Ilustrasi: Edi Wahyono
Heru—bukan nama sebenarnya—membawa anaknya yang berusia 2 tahun ke puskesmas pada 6 Oktober 2022 karena demam. Setelah diperiksa, anaknya dibekali tiga jenis obat untuk diminum, yaitu sirup parasetamol (PT Afi Farma), tablet bromheksin, dan tablet chlorpheniramine maleate.
Tak kunjung membaik, pada 8 Oktober anaknya dibawa kembali Heru ke puskesmas untuk melakukan cek darah. Dokter menjelaskan anaknya mengalami infeksi. Akhirnya dokter memberi antibiotik, yaitu sirup Amoxicillin (PT Ifars).
Sore harinya ia mendapati si anak mengeluh sakit di bagian perut sebelah kiri dan kana. Keluhan itu juga disertai menurunnya nafsu makan, tidak kencing, dan sesak napas. Akhirnya, pada 9 Oktober, Heru membawa anaknya menuju Instalasi Gawat Darurat Rumah Sakit Permata Hijau. Di RS tersebut, anak Heru didiagnosis dokter mengalami gagal ginjal.
Dengan kondisi itu, anak Heru dirujuk ke Rumah Sakit Umum Pusat Nasional Dr Cipto Mangunkusumo (RSCM).
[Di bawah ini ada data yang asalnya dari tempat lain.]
template <typename T, int CG, int SAMPLES>
__global__ __launch_bounds__(kMixCols *SAMPLES) void k_mix_reconstruct_1d(const cplx<T> *Tsp, const cplx<T> *WT,
                                                                        cplx<T> *OT, int N, int M, int C, int KX,
                                                                        int KXP) {
    const int col = threadIdx.x & (kMixCols - 1), sub = threadIdx.x / kMixCols;
    const int kx = blockIdx.x * kMixCols + col, kxc = min(kx, KX - 1);
    const int n = blockIdx.y * SAMPLES + sub, nc = min(n, N - 1);
    cplx<T> acc[CG];
#pragma unroll
    for (int c = 0; c < CG; ++c) acc[c] = {0, 0};
    const cplx<T> *tp = Tsp + (long)nc * M * KXP + kxc;
    int m = 0;
    for (; m + 4 <= M; m += 4) {
        cplx<T> t[4];
#pragma unroll
        for (int q = 0; q < 4; ++q) t[q] = tp[(long)(m + q) * KXP];
#pragma unroll
        for (int q = 0; q < 4; ++q)
#pragma unroll
            for (int c = 0; c < CG; ++c) cfma(acc[c], t[q], WT[((long)(m + q) * C + min(c, C - 1)) * KXP + kxc]);
    }
    for (; m < M; ++m) {
        const cplx<T> t = tp[(long)m * KXP];
#pragma unroll
        for (int c = 0; c < CG; ++c) cfma(acc[c], t, WT[((long)m * C + min(c, C - 1)) * KXP + kxc]);
    }
    if (kx >= KX || n >= N) return;
#pragma unroll
    for (int c = 0; c < CG; ++c) {
        if (c >= C) break;
        OT[((long)n * C + c) * KXP + kx] = acc[c];
    }
}

template <typename T, int AY>
int launch_mix_reconstruct(const void *Tsp, const void *WT, void *OT, const Geo &g, int KX, int KXP, hipStream_t s) {
    const unsigned tiles = (unsigned)cdiv(KX, kMixCols);
    if constexpr (AY == 1) {
        if (g.Dy == 1) {
            constexpr int SAMPLES = 16;
            hipLaunchKernelGGL((k_mix_reconstruct_1d<T, 3, SAMPLES>), dim3(tiles, (unsigned)cdiv(g.N, SAMPLES)),
                               dim3(kMixCols * SAMPLES), 0, s, (const cplx<T> *)Tsp, (const cplx<T> *)WT, (cplx<T> *)OT,
                               g.N, g.M, g.C, KX, KXP);
            TNMF_LAUNCH_CHECK();
            return TNMF_OK;
        }
    }
    if (g.C == 1) {
        constexpr int S = 16, STRIPS = 8;
        hipLaunchKernelGGL((k_mix_reconstruct<T, AY, 1, S, STRIPS>),
                           dim3(tiles, (unsigned)cdiv(g.Dy, S * STRIPS), (unsigned)g.N), dim3(kMixCols * STRIPS), 0, s,
                           (const cplx<T> *)Tsp, (const cplx<T> *)WT, (cplx<T> *)OT, g.M, g.C, g.Hy, g.Dy, KX, KXP);
    } else {
        constexpr int S = 8, STRIPS = 8;
        hipLaunchKernelGGL((k_mix_reconstruct<T, AY, 3, S, STRIPS>),
                           dim3(tiles, (unsigned)cdiv(g.Dy, S * STRIPS), (unsigned)g.N), dim3(kMixCols * STRIPS), 0, s,
                           (const cplx<T> *)Tsp, (const cplx<T> *)WT, (cplx<T> *)OT, g.M, g.C, g.Hy, g.Dy, KX, KXP);
    }
    TNMF_LAUNCH_CHECK();
    return TNMF_OK;
}

template <typename T, int AY, int CG, int GROUPS>
__global__ __launch_bounds__(kMixCols *GROUPS, 2) void k_mix_grad_W(const cplx<T> *Tsp, const cplx<T> *VT,
                                                                 const cplx<T> *RT, cplx<T> *Gn, cplx<T> *Gp, int N,
                                                                 int M, int C, int Hy, int Dy, int KX, int KXP,
                                                                 int nper) {
    const int col = threadIdx.x & (kMixCols - 1), sub = threadIdx.x / kMixCols;
    const int kx = blockIdx.y * kMixCols + col, kxc = min(kx, KX - 1);
    const int m = blockIdx.x, grp = blockIdx.z * GROUPS + sub;
    cplx<T> an[CG][AY], ap[CG][AY];
#pragma unroll
    for (int c = 0; c < CG; ++c)
#pragma unroll
        for (int a = 0; a < AY; ++a) {
            an[c][a] = {0, 0};
            ap[c][a] = {0, 0};
        }
    const int nbeg = grp * nper, nend = min(N, nbeg + nper);
    const long tplane = (long)Hy * KXP, vplane = (long)Dy * KXP;
    static_assert(CG == 1, "one channel per thread");
#pragma unroll 1
    for (int n = nbeg; n < nend; ++n) {
        const cplx<T> *tp = Tsp + ((long)n * M + m) * tplane;
        const cplx<T> *vp = VT + (long)n * C * vplane, *rp = RT + (long)n * C * vplane;
        cplx<T> t[2 * AY - 1], v[AY], r[AY], tn[AY], vn[AY], rn[AY];
#pragma unroll
        for (int i = 0; i < 2 * AY - 1; ++i) t[i] = tp[(unsigned)(min(i, Hy - 1) * KXP + kxc)];
#pragma unroll
        for (int j = 0; j < AY; ++j) {
            const unsigned o = (unsigned)(min(j, Dy - 1) * KXP + kxc);
            v[j] = vp[o];
            r[j] = rp[o];
        }
#pragma unroll 1
        for (int yb = 0; yb < Dy; yb += AY) {
#pragma unroll
            for (int i = 0; i < AY; ++i) tn[i] = tp[(unsigned)(min(yb + 2 * AY - 1 + i, Hy - 1) * KXP + kxc)];
#pragma unroll
            for (int j = 0; j < AY; ++j) {
                const unsigned o = (unsigned)(min(yb + AY + j, Dy - 1) * KXP + kxc);
                vn[j] = vp[o];
                rn[j] = rp[o];
            }
#pragma unroll
            for (int j = 0; j < AY; ++j) {
                if (yb + j >= Dy) {
                    v[j] = {0, 0};
                    r[j] = {0, 0};
                }
#pragma unroll
                for (int a = 0; a < AY; ++a) {
                    cfmac(an[0][a], t[j + a], v[j]);
                    cfmac(ap[0][a], t[j + a], r[j]);
                }
            }
#pragma unroll
            for (int i = 0; i < AY - 1; ++i) t[i] = t[i + AY];
#pragma unroll
            for (int i = 0; i < AY; ++i) t[AY - 1 + i] = tn[i];
#pragma unroll
            for (int j = 0; j < AY; ++j) {
                v[j] = vn[j];
                r[j] = rn[j];
            }
        }
    }
    if (kx >= KX) return;
    const long gplane = (long)AY * KXP, gsize = (long)M * C * gplane;
#pragma unroll
    for (int c = 0; c < CG; ++c) {
        if (c >= C) break;
#pragma unroll
        for (int a = 0; a < AY; ++a) {
            const long o = (long)grp * gsize + ((long)m * C + c) * gplane + (long)a * KXP + kx;
            Gn[o] = an[c][a];
            Gp[o] = ap[c][a];
        }
    }
}

template <typename T, int AY, int GROUPS>
__global__ __launch_bounds__(kMixCols *GROUPS, 2) void k_mix_grad_W2(const cplx<T> *Tsp, const cplx<T> *VT,
                                                                  const cplx<T> *RT, cplx<T> *Gn, cplx<T> *Gp, int N,
                                                                  int M, int Hy, int Dy, int KX, int KXP, int nper,
                                                                  int gx, int gy, int gz) {
    constexpr int MA = 2, VS = 8, RS = (AY + 4 + VS - 1) / VS * VS, P = VS - 1;
    const int col = threadIdx.x & (kMixCols - 1), sub = threadIdx.x / kMixCols;
    int lin = blockIdx.x;
    {
        const int total = gx * gy * gz, whole = total / 8 * 8;
        if (lin < whole) lin = (lin & 7) * (whole / 8) + (lin >> 3);
    }
    const int bx = lin % gx, by = (lin / gx) % gy, bz = lin / (gx * gy);
    const int kx = by * kMixCols + col, kxc = min(kx, KX - 1);
    const int m0 = bx * MA, grp = bz * GROUPS + sub;
    const int m1 = min(m0 + 1, M - 1);
    cplx<T> an[MA][AY], ap[MA][AY];
#pragma unroll
    for (int q = 0; q < MA; ++q)
#pragma unroll
        for (int a = 0; a < AY; ++a) {
            an[q][a] = {0, 0};
            ap[q][a] = {0, 0};
        }
    static_assert(sizeof(cplx<T>) == 8, "float spectra");
    typedef unsigned u32x2v __attribute__((ext_vector_type(2)));
    const long tplane = (long)Hy * KXP, vplane = (long)Dy * KXP;
    const int nbeg0 = bz * GROUPS * nper, nbeg = nbeg0 + sub * nper;
    const int lane_t = (int)(((long)sub * nper * M * tplane + kxc) * 8);
    const int lane_v = (int)(((long)sub * nper * vplane + kxc) * 8);
    const int rowb = KXP * 8;
    auto ld = [](const __amdgpu_buffer_rsrc_t &rs, int lane_off, int row_off) {
        const u32x2v w = __builtin_amdgcn_raw_buffer_load_b64(rs, lane_off, row_off, 0);
        const unsigned re = w[0], im = w[1];
        return cplx<T>{__builtin_bit_cast(float, re), __builtin_bit_cast(float, im)};
    };
#pragma unroll 1
    for (int nr = 0; nr < nper; ++nr) {
        if (nbeg0 + nr >= N) break;
        if (nbeg + nr >= N) continue;
        const cplx<T> *tb = Tsp + ((long)(nbeg0 + nr) * M + m0) * tplane;
        const __amdgpu_buffer_rsrc_t t0 = __builtin_amdgcn_make_buffer_rsrc((void *)tb, 0, 0x7fffffff, 0x00020000);
        const __amdgpu_buffer_rsrc_t t1 =
            __builtin_amdgcn_make_buffer_rsrc((void *)(tb + (long)(m1 - m0) * tplane), 0, 0x7fffffff, 0x00020000);
        const __amdgpu_buffer_rsrc_t vb =
            __builtin_amdgcn_make_buffer_rsrc((void *)(VT + (long)(nbeg0 + nr) * vplane), 0, 0x7fffffff, 0x00020000);
        const __amdgpu_buffer_rsrc_t rb =
            __builtin_amdgcn_make_buffer_rsrc((void *)(RT + (long)(nbeg0 + nr) * vplane), 0, 0x7fffffff, 0x00020000);
        cplx<T> t[MA][RS], v[VS], r[VS];
#pragma unroll
        for (int i = 0; i < RS - 1; ++i) {
            const int o = min(i, Hy - 1) * rowb;
            t[0][i] = ld(t0, lane_t, o);
            t[1][i] = ld(t1, lane_t, o);
        }
#pragma unroll
        for (int i = 0; i < P; ++i) {
            const int o = min(i, Dy - 1) * rowb;
            v[i] = ld(vb, lane_v, o);
            r[i] = ld(rb, lane_v, o);
        }
#pragma unroll 1
        for (int yb = 0; yb < Dy; yb += RS) {
#pragma unroll
            for (int i = 0; i < RS; ++i) {
                const int y = yb + i;
                if (y >= Dy) break;
                {
                    const int o = min(y + RS - 1, Hy - 1) * rowb;
                    t[0][(i + RS - 1) % RS] = ld(t0, lane_t, o);
                    t[1][(i + RS - 1) % RS] = ld(t1, lane_t, o);
                    const int ov = min(y + P, Dy - 1) * rowb;
                    v[(i + P) % VS] = ld(vb, lane_v, ov);
                    r[(i + P) % VS] = ld(rb, lane_v, ov);
                }
                const cplx<T> vy = v[i % VS], ry = r[i % VS];
#pragma unroll
                for (int a = 0; a < AY; ++a) {
                    cfmac(an[0][a], t[0][(i + a) % RS], vy);
                    cfmac(ap[0][a], t[0][(i + a) % RS], ry);
                    cfmac(an[1][a], t[1][(i + a) % RS], vy);
                    cfmac(ap[1][a], t[1][(i + a) % RS], ry);
                }
            }
        }
    }
    if (kx >= KX) return;
    const long gplane = (long)AY * KXP, gsize = (long)M * gplane;
#pragma unroll
    for (int q = 0; q < MA; ++q) {
        if (m0 + q >= M) break;
#pragma unroll
        for (int a = 0; a < AY; ++a) {
            const long o = (long)grp * gsize + (long)(m0 + q) * gplane + (long)a * KXP + kx;
            Gn[o] = an[q][a];
            Gp[o] = ap[q][a];
        }
    }
}

#if defined(__HIP_DEVICE_COMPILE__)
#define TNMF_MIX_NO_DS_PAIRING __attribute__((target("no-load-store-opt")))
#else
#define TNMF_MIX_NO_DS_PAIRING
#endif
template <typename T, int AY>
__global__ __launch_bounds__(kMixCols *kMixW3Atoms, kMixW3Waves) TNMF_MIX_NO_DS_PAIRING void k_mix_grad_W3(
    const cplx<T> *Tsp, const cplx<T> *VT, const cplx<T> *RT, cplx<T> *Gn, cplx<T> *Gp, int N, int M, int Hy, int Dy,
    int KX, int KXP, int nper, int gx, int gy, int gz) {
    constexpr int NA = kMixW3Atoms, RS = 16, CH = RS, NT = kMixCols * NA;
    static_assert(AY + 4 <= RS && sizeof(cplx<T>) == 8 && NT == 2 * CH * (kMixCols / 2), "ring depth, float spectra");
    const int col = threadIdx.x & (kMixCols - 1), slot = threadIdx.x / kMixCols;
    int lin = blockIdx.x;
    {
        const int total = gx * gy * gz, whole = total / 8 * 8;
        if (lin < whole) lin = (lin & 7) * (whole / 8) + (lin >> 3);
    }
    const int bx = lin % gx, by = (lin / gx) % gy, grp = lin / (gx * gy);
    const int kx = by * kMixCols + col, kxc = min(kx, KX - 1);
    const int m = bx * NA + slot, mc = min(m, M - 1);
    f2v a1[AY], a2[AY], a3[AY];
#pragma unroll
    for (int a = 0; a < AY; ++a) a1[a] = a2[a] = a3[a] = {0, 0};
    typedef unsigned u32x2v __attribute__((ext_vector_type(2)));
    typedef float f4v __attribute__((ext_vector_type(4)));
    const long tplane = (long)Hy * KXP, vplane = (long)Dy * KXP;
    const int nbeg = grp * nper, nend = min(N, nbeg + nper);
    const int lane_t = (int)(((long)(mc - bx * NA) * tplane + kxc) * 8);
    const int rowb = KXP * 8;
    auto ld = [](const __amdgpu_buffer_rsrc_t &rs, int lane_off, int row_off) {
        const u32x2v w = __builtin_amdgcn_raw_buffer_load_b64(rs, lane_off, row_off, 0);
        const unsigned re = w[0], im = w[1];
        return cplx<T>{__builtin_bit_cast(float, re), __builtin_bit_cast(float, im)};
    };
    __shared__ __align__(16) f2v xl[2][3][CH * kMixCols];
    const int prow = threadIdx.x / kMixCols, ppair = (threadIdx.x >> 1) & (kMixCols / 2 - 1), pstream = threadIdx.x & 1;
    const cplx<T> *xsrc = (pstream ? RT : VT) + by * kMixCols + 2 * ppair;
    f4v pre;
    auto xfetch = [&](int n, int chunk) {
        pre = *reinterpret_cast<const f4v *>(xsrc + (long)n * vplane + (long)min(chunk * CH + prow, Dy - 1) * KXP);
    };
    auto xpark = [&](int buf) {
        auto swap1 = [](float v) {
            return __builtin_bit_cast(float,
                                      __builtin_amdgcn_update_dpp(0, __builtin_bit_cast(int, v), 0xB1, 0xf, 0xf, false));
        };
        const float oc = swap1(pstream ? pre[0] : pre[2]), od = swap1(pstream ? pre[1] : pre[3]);
        const float cv = pstream ? oc : pre[0], dv = pstream ? od : pre[1];
        const float cr = pstream ? pre[2] : oc, dr = pstream ? pre[3] : od;
        const int e = prow * kMixCols + 2 * ppair + pstream;
        xl[buf][0][e] = f2v{cv, cr};
        xl[buf][1][e] = f2v{cv + dv, cr + dr};
        xl[buf][2][e] = f2v{cv - dv, cr - dr};
    };
    xfetch(min(nbeg, N - 1), 0);
    xpark(0);
    __syncthreads();
    int buf = 0;
#pragma unroll 1
    for (int n = nbeg; n < nend; ++n) {
        const __amdgpu_buffer_rsrc_t t0 = __builtin_amdgcn_make_buffer_rsrc(
            (void *)(Tsp + ((long)n * M + bx * NA) * tplane), 0, 0x7fffffff, 0x00020000);
        cplx<T> t[RS];
        f2v sp[RS / 2];
#pragma unroll
        for (int i = 0; i < RS - 1; ++i) t[i] = ld(t0, lane_t, min(i, Hy - 1) * rowb);
#pragma unroll
        for (int i = 0; i < AY - 1; ++i) sp[i / 2][i & 1] = t[i][0] + t[i][1];
#pragma unroll 1
        for (int yb = 0; yb < Dy; yb += CH) {
            {
                const bool last = yb + CH >= Dy;
                xfetch(last ? min(n + 1, nend - 1) : n, last ? 0 : yb / CH + 1);
            }
            const f2v *x1 = &xl[buf][0][col], *x2 = &xl[buf][1][col], *x3 = &xl[buf][2][col];
#pragma unroll
            for (int i = 0; i < RS; ++i) {
                const int y = yb + i;
                if (y >= Dy) break;
                t[(i + RS - 1) % RS] = ld(t0, lane_t, min(y + RS - 1, Hy - 1) * rowb);
                {
                    const int j = (i + AY - 1) % RS;
                    sp[j / 2][j & 1] = t[j][0] + t[j][1];
                }
                const f2v c = x1[i * kMixCols], cpd = x2[i * kMixCols], cmd = x3[i * kMixCols];
#pragma unroll
                for (int a = 0; a < AY; ++a) {
                    const int j = (i + a) % RS;
                    if (j & 1)
                        pfma_hi(a1[a], c, sp[j / 2]);
                    else
                        pfma_lo(a1[a], c, sp[j / 2]);
                    pfma_lo(a2[a], cpd, t[j]);
                    pfma_hi(a3[a], cmd, t[j]);
                }
            }
            xpark(buf ^ 1);
            __syncthreads();
            buf ^= 1;
        }
    }
    if (kx >= KX || m >= M) return;
    const long gplane = (long)AY * KXP, gsize = (long)M * gplane;
#pragma unroll
    for (int a = 0; a < AY; ++a) {
        const long o = (long)grp * gsize + (long)m * gplane + (long)a * KXP + kx;
        Gn[o] = cplx<T>{a1[a][0] - a3[a][0], a1[a][0] - a2[a][0]};
        Gp[o] = cplx<T>{a1[a][1] - a3[a][1], a1[a][1] - a2[a][1]};
    }
}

Saat si anak tiba di RSCM, langsung dilakukan sejumlah pemeriksaan, termasuk tes COVID-19, yang hasilnya negatif.
“Saat itu kesadaran anak saya sudah mulai menurun,” ucap Heru saat ditemui reporter detikX.
Setelah beberapa tindakan perawatan, anaknya dibawa ke ruang Pediatric Intensive Care Unit (PICU). Di ruangan tersebut, Heru melihat sudah banyak anak lain dengan kondisi kritis.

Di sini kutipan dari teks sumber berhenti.